万字線沿いの炭鉄港を子供達と見学 ① 

この時期…学校からの「炭鉄港」を学ぶ総合学習やフィールドワークの依頼が多くあります。
毎年継続して依頼を受ける学校もありますが、初めての学校も増えてきました。
講演会、講習会、新聞、テレビなど…、各地・各方面で「炭鉄港」を広げていただき、そこからさらに広がっていく…という事ですね。

多くの方に興味を持っていただきたいですが、特に地元の子供達に知ってもらう事はとても大切だと思います!
今日のブログでは市外の学校から依頼の、岩見沢の「万字線沿いの炭鉄港」を巡るバス見学を紹介します!※若干写真を加工しています。
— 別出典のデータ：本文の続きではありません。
#ifdef PMF_STAMPS
  PMF_STAMP(tk1);
  unsigned long long ts0 = 0, ts1 = 0, ts2 = 0, ts3 = 0, ts4 = 0, ts5 = 0;
  unsigned long long acc_wait = 0, acc_a = 0, acc_dma = 0, acc_epi = 0, acc_b = 0;
#endif
  for (int b = 0; b < (SPLIT == 2 ? nb_wg : nb); ++b) {
    if (SPLIT == 2) {
      wg_barrier();
      if (b >= nb) { wg_barrier(); continue; }
    }
    const int blk = bfirst + b * bstep;
    const bool more = (b + 1 < nb);
    PMF_STAMP(ts0);

    f32x4 num[NT], den[NT];
#pragma unroll
    for (int nt = 0; nt < NT; ++nt) {
      num[nt] = f32x4{0.f, 0.f, 0.f, 0.f};
      den[nt] = f32x4{0.f, 0.f, 0.f, 0.f};
    }
    auto load_step = [&](int s, int buf) {
      if (s < NSN) {
        const int p = s >> 2, chunk = 4 * (s & 3) + kq;
        fa[buf] = vtile_read4(sV + p * 1024, i, chunk);
#pragma unroll
        for (int nt = 0; nt < NT; ++nt) fb[buf][nt] = lds_read4(sH + (hp + p) * (KP * 64), 16 * nt + i, chunk);
      } else {
        const int chunk = 4 * (s - NSN) + kq;
        fa[buf] = vtile_read4(sW, i, chunk);
#pragma unroll
        for (int nt = 0; nt < NT; ++nt) fb[buf][nt] = lds_read4(sG, 16 * nt + i, chunk);
      }
    };
    auto wait_panel = [&](int p) {
      if (SPREAD) {
        if (p == 0) wait_vmcnt<8>();
        else if (p == 1) wait_vmcnt<7>();
        else if (p == 2) wait_vmcnt<4>();
        else wait_vmcnt<0>();
      } else {
        if (p == 0) wait_vmcnt<4 * (NPANEL - 1)>();
        else if (p == 1) wait_vmcnt<(NPANEL > 1 ? 4 * (NPANEL - 2) : 0)>();
        else if (p == 2) wait_vmcnt<(NPANEL > 2 ? 4 * (NPANEL - 3) : 0)>();
        else wait_vmcnt<0>();
      }
    };

    const bool first = (b == 0);
    if (first) first_stage(0);
    else wait_panel(0);
    PMF_STAMP(ts1);
    load_step(0, 0);
#pragma unroll
    for (int s = 0; s < NSA; ++s) {
      if (s + 1 < NSA) {
        if (s + 1 < NSN && ((s + 1) & 3) == 0) {
          if (first) first_stage((s + 1) >> 2);
          else wait_panel((s + 1) >> 2);
        }
        load_step(s + 1, (s + 1) & 1);
      }
      const int buf = s & 1;
      if (s < NSN) {
#pragma unroll
        for (int e = 0; e < 4; ++e)
#pragma unroll
          for (int nt = 0; nt < NT; ++nt) num[nt] = mfma16(fa[buf][e], fb[buf][nt][e], num[nt]);
      } else {
#pragma unroll
        for (int e = 0; e < 4; ++e)
#pragma unroll
          for (int nt = 0; nt < NT; ++nt) den[nt] = mfma16(fa[buf][e], fb[buf][nt][e], den[nt]);
      }
      if (SPREAD && s < 4) issue_v(blk, NPANEL - 1, s);
      if (s + 1 < NSA) {
#pragma unroll
        for (int g = 0; g < NT + 1; ++g) {
          __builtin_amdgcn_sched_group_barrier(0x008, NT >= 4 ? 2 : 1, 0);
          __builtin_amdgcn_sched_group_barrier(0x100, 1, 0);
        }
      }
      __builtin_amdgcn_sched_group_barrier(0x008, 4 * NT, 0);
      __builtin_amdgcn_sched_barrier(0);
    }
    if (SPLIT == 2) {
#pragma unroll
      for (int nt = 0; nt < NT; ++nt) sX[(wv * NT + nt) * 64 + lane] = num[nt];
      wg_barrier();
#pragma unroll
      for (int nt = 0; nt < NT; ++nt) num[nt] += sX[((wv ^ 1) * NT + nt) * 64 + lane];
    }
    PMF_STAMP(ts2);
    float wold[NT][4];
    if (!SNMF) {
#pragma unroll
      for (int nt = 0; nt < NT; ++nt)
#pragma unroll
        for (int j = 0; j < 4; ++j) {
          const int row = 4 * kq + j, col = NT * i + nt;
          wold[nt][j] = sW[vtile_off(row, col >> 2) + (col & 3)];
        }
      asm volatile("s_waitcnt lgkmcnt(0)" ::: "memory");
      if (more) {
#pragma unroll
        for (int q = 0; q < 4; ++q) issue_w(blk + bstep, q);
      }
    }
    PMF_STAMP(ts3);

    f32x4 wn[NT];
    float* wdst = W + (size_t)blk * (16 * KP) + (4 * kq) * KP + NT * i;
    if (MODE != FUSED_SNMF) {
      float tnum[NT][4], dd[NT][4], rr[NT][4], qq[NT][4];
      constexpr int NSM = 4 * (NT * (NT + 1) / 2);
      auto s_mfmas = [&](int lo, int hi) {
        if (SPLIT == 1 || half == 0) {
          int q = 0;
#pragma unroll
          for (int j = 0; j < 4; ++j)
#pragma unroll
            for (int nt = 0; nt < NT; ++nt)
#pragma unroll
              for (int mt = 0; mt <= nt; ++mt) {
                if (q >= lo && q < hi) S[mt][nt] = mfma16(wp[mt][j], wp[nt][j], S[mt][nt]);
                ++q;
              }
        }
      };
#pragma unroll
      for (int nt = 0; nt < NT; ++nt)
#pragma unroll
        for (int j = 0; j < 4; ++j) {
          const float w0 = wold[nt][j];
          if (MODE == FUSED_BNMF) {
            tnum[nt][j] = num[nt][j] + (3.0f * lamb) * (w0 * w0);
            dd[nt][j] = ((den[nt][j] + (2.0f * lamb) * (w0 * w0 * w0)) + lamb * w0) + PMF_EPS_DEN;
          } else if (MODE == FUSED_RNMF) {
            const float x = num[nt][j];
            tnum[nt][j] = fabsf(x) - x;
            dd[nt][j] = 2.0f * den[nt][j];
          } else {
            tnum[nt][j] = w0 * num[nt][j];
            dd[nt][j] = den[nt][j] + PMF_EPS_DEN;
          }
        }
      s_mfmas(0, NSM / 5);
      __builtin_amdgcn_sched_barrier(0);
#pragma unroll
      for (int nt = 0; nt < NT; ++nt)
#pragma unroll
        for (int j = 0; j < 4; ++j) rr[nt][j] = __builtin_amdgcn_rcpf(dd[nt][j]);
      s_mfmas(NSM / 5, 2 * NSM / 5);
      __builtin_amdgcn_sched_barrier(0);
#pragma unroll
      for (int nt = 0; nt < NT; ++nt)
#pragma unroll
        for (int j = 0; j < 4; ++j) qq[nt][j] = tnum[nt][j] * rr[nt][j];
      s_mfmas(2 * NSM / 5, 3 * NSM / 5);
      __builtin_amdgcn_sched_barrier(0);
#pragma unroll
      for (int nt = 0; nt < NT; ++nt)
#pragma unroll
        for (int j = 0; j < 4; ++j) tnum[nt][j] = fmaf(-dd[nt][j], qq[nt][j], tnum[nt][j]);
      s_mfmas(3 * NSM / 5, 4 * NSM / 5);
      __builtin_amdgcn_sched_barrier(0);
#pragma unroll
      for (int nt = 0; nt < NT; ++nt)
#pragma unroll
        for (int j = 0; j < 4; ++j) {
          float w = fmaf(tnum[nt][j], rr[nt][j], qq[nt][j]);
          if (MODE == FUSED_BNMF) w = wold[nt][j] * w;
          if (MODE == FUSED_RNMF) w = dd[nt][j] != 0.f ? wold[nt][j] * w : 0.f;
          wn[nt][j] = w;
          if (SPLIT == 1 || half == 0) wrow_store(&wdst[j * KP + nt], w);
        }
      s_mfmas(4 * NSM / 5, NSM);
      __builtin_amdgcn_sched_barrier(0);
    } else {
#pragma unroll
      for (int nt = 0; nt < NT; ++nt)
#pragma unroll
        for (int j = 0; j < 4; ++j) {
          const float w = num[nt][j];
          wn[nt][j] = w;
          wrow_store(&wdst[j * KP + nt], w);
#pragma unroll
          for (int mt = 0; mt <= nt; ++mt) S[mt][nt] = mfma16(wp[mt][j], wp[nt][j], S[mt][nt]);
        }
    }
#pragma unroll
    for (int nt = 0; nt < NT; ++nt) wp[nt] = wn[nt];

    PMF_STAMP(ts4);
    auto load_bf = [&](int s, int buf) {
      const int p = s >> 2, row = 4 * kq + (s & 3);
      bf[buf] = vtile_read4(sV + p * 1024, row, i);
    };
    load_bf(0, 0);
#pragma unroll
    for (int s = 0; s < NSN; ++s) {
      if (s + 1 < NSN) load_bf(s + 1, (s + 1) & 1);
      const int p = s >> 2, j = s & 3, buf = s & 1;
#pragma unroll
      for (int mt = 0; mt < NT; ++mt)
#pragma unroll
        for (int nt = 0; nt < 4; ++nt)
          P[mt][4 * p + nt] = mfma16(wn[mt][j], bf[buf][nt], P[mt][4 * p + nt]);
      if (SPREAD) {
        if (p >= 1 && more) issue_v(blk + bstep, p - 1, j);
      }
      if (s + 1 < NSN) {
        __builtin_amdgcn_sched_group_barrier(0x008, NT >= 2 ? 2 : 1, 0);
        __builtin_amdgcn_sched_group_barrier(0x100, 1, 0);
      }
      __builtin_amdgcn_sched_barrier(0);
      if (!SPREAD && j == 3) {
        asm volatile("s_waitcnt lgkmcnt(0)" ::: "memory");
        if (more) {
#pragma unroll
          for (int q = 0; q < 4; ++q) issue_v(blk + bstep, p, q);
        }
      }
    }
    if (SPREAD) asm volatile("s_waitcnt lgkmcnt(0)" ::: "memory");
#ifdef PMF_STAMPS
    PMF_STAMP(ts5);
    acc_wait += ts1 - ts0; acc_a += ts2 - ts1; acc_dma += ts3 - ts2; acc_epi += ts4 - ts3; acc_b += ts5 - ts4;
#endif
  }
#ifdef PMF_STAMPS
  PMF_STAMP(tk2);
#endif
  if (SPLIT == 1 || half == 0) {
#pragma unroll
    for (int j = 0; j < 4; ++j)
#pragma unroll
      for (int nt = 0; nt < NT; ++nt)
#pragma unroll
        for (int mt = 0; mt <= nt; ++mt) S[mt][nt] = mfma16(wp[mt][j], wp[nt][j], S[mt][nt]);
  }

  constexpr int NTU = NT * NTP + NT * (NT + 1) / 2;
  __syncthreads();
  f32x4* ex = reinterpret_cast<f32x4*>(smem);
  static_assert((size_t)2 * NTU * 64 * 16 <= fused_smem_bytes<NT, NPANEL, SPLIT>(), "exchange fits");
  auto put = [&](int region) {
    f32x4* dst = ex + (size_t)region * NTU * 64 + lane;
#pragma unroll
    for (int mt = 0; mt < NT; ++mt) {
#pragma unroll
      for (int nt = 0; nt < NTP; ++nt) dst[(mt * NTP + nt) * 64] = P[mt][nt];
#pragma unroll
      for (int nt = mt; nt < NT; ++nt)
        dst[(NT * NTP + mt * NT - (mt * (mt - 1)) / 2 + (nt - mt)) * 64] = S[mt][nt];
    }
  };
  auto add = [&](int region) {
    const f32x4* src = ex + (size_t)region * NTU * 64 + lane;
#pragma unroll
    for (int mt = 0; mt < NT; ++mt) {
#pragma unroll
      for (int nt = 0; nt < NTP; ++nt) P[mt][nt] += src[(mt * NTP + nt) * 64];
#pragma unroll
      for (int nt = mt; nt < NT; ++nt)
        S[mt][nt] += src[(NT * NTP + mt * NT - (mt * (mt - 1)) / 2 + (nt - mt)) * 64];
    }
  };
  if (wv >= 2) put(wv - 2);
  __syncthreads();
  if (wv < 2) add(wv);
  __syncthreads();
  if (wv < 2) put(wv);
  __syncthreads();
  if (SPLIT == 1) {
    f32x4* out = reinterpret_cast<f32x4*>(slab) + (size_t)blockIdx.x * NTU * 64 + lane;
    for (int t = wv; t < NTU; t += 4)
      slab_store16(&out[t * 64], ex[t * 64 + lane] + ex[(size_t)NTU * 64 + t * 64 + lane]);
  } else {
    constexpr int NTPT = 4 * NPT, NTUT = NT * NTPT + NT * (NT + 1) / 2;
    f32x4* out = reinterpret_cast<f32x4*>(slab) + (size_t)blockIdx.x * NTUT * 64 + lane;
    for (int t = wv; t < 2 * NT * NTP; t += 4) {
      const int h = t / (NT * NTP), q = t % (NT * NTP), mt = q / NTP, nt = q % NTP;
      slab_store16(&out[(mt * NTPT + h * NTP + nt) * 64], ex[(size_t)h * NTU * 64 + q * 64 + lane]);
    }
    for (int t = wv; t < NT * (NT + 1) / 2; t += 4)
      slab_store16(&out[(NT * NTPT + t) * 64], ex[(NT * NTP + t) * 64 + lane]);
  }
#ifdef PMF_STAMPS
  PMF_STAMP(tk3);
  if (dbg && lane == 0) {
    unsigned long long* d = dbg + ((size_t)blockIdx.x * 4 + wv) * 12;
    d[0] = acc_wait; d[1] = acc_a; d[2] = acc_dma; d[3] = acc_epi; d[4] = acc_b; d[5] = (unsigned long long)nb;
    d[6] = tk1 - tk0; d[7] = tk3 - tk2;
    d[8] = rt0; d[9] = wall_clock64(); d[10] = tk3 - tk0; d[11] = tk2 - tk1;
  }
#endif
}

北炭の鉄道工場であったJRレールセンターからスタートです。
20210922三笠小1
炭鉄港関連施設がたくさん残る三笠の方が見応えありますが…?という話を事前にさせていただきましたが、三笠と岩見沢の関係性や、それぞれのまちの特色、現在の状態の比較をなどを見せたいという意味合いがあるようでした。


上志文駅跡を車窓して、朝日駅へ。
万字線が開通した大正3年当時には、この地区の石炭採炭が中止状態だったために設置されていなかった朝日駅。その後採炭が再開され、入植者も増えてきたので大正8年に開業されました。
20210922三笠小2
時間に余裕のあるコース設定!!
普段は閉めている駅舎ですが、地元の方にお願いして開けていただき、ゆっくり見る事ができました。ありがとうございました


20210922三笠小3
三笠には鉄道記念館やクロフォード公園に大きな機関車があるので…「小さいな〜」という声も聞こえました。そうですね〜。これは小樽築港で貨車の入れ替えに使っていた車輌なのでね〜。


20210922三笠小4
朝日坑口へも。
ここは本坑へ向かう連絡坑口。

朝日炭鉱の炭質はというと…極めて硬い!そうで、発破採炭だったそう。
朝日の石炭は一般炭。6600カロリーの特中塊や特粉が全体の約67%を占め、朝日炭鉱の特中塊は家庭や事務所などで貯炭式ストーブに最適。特粉は工場ボイラーや家庭用粉炭ストーブに最適だったそうです


この後は、万字地区へ。
一番の目的は万字ズリ山登山…!!
20210922三笠小5
万字炭山森林公園へは、大型バスが通るのは難しい時期があり(枝や葉っぱが伸びて生い茂り…)、下車してから約300m歩きます。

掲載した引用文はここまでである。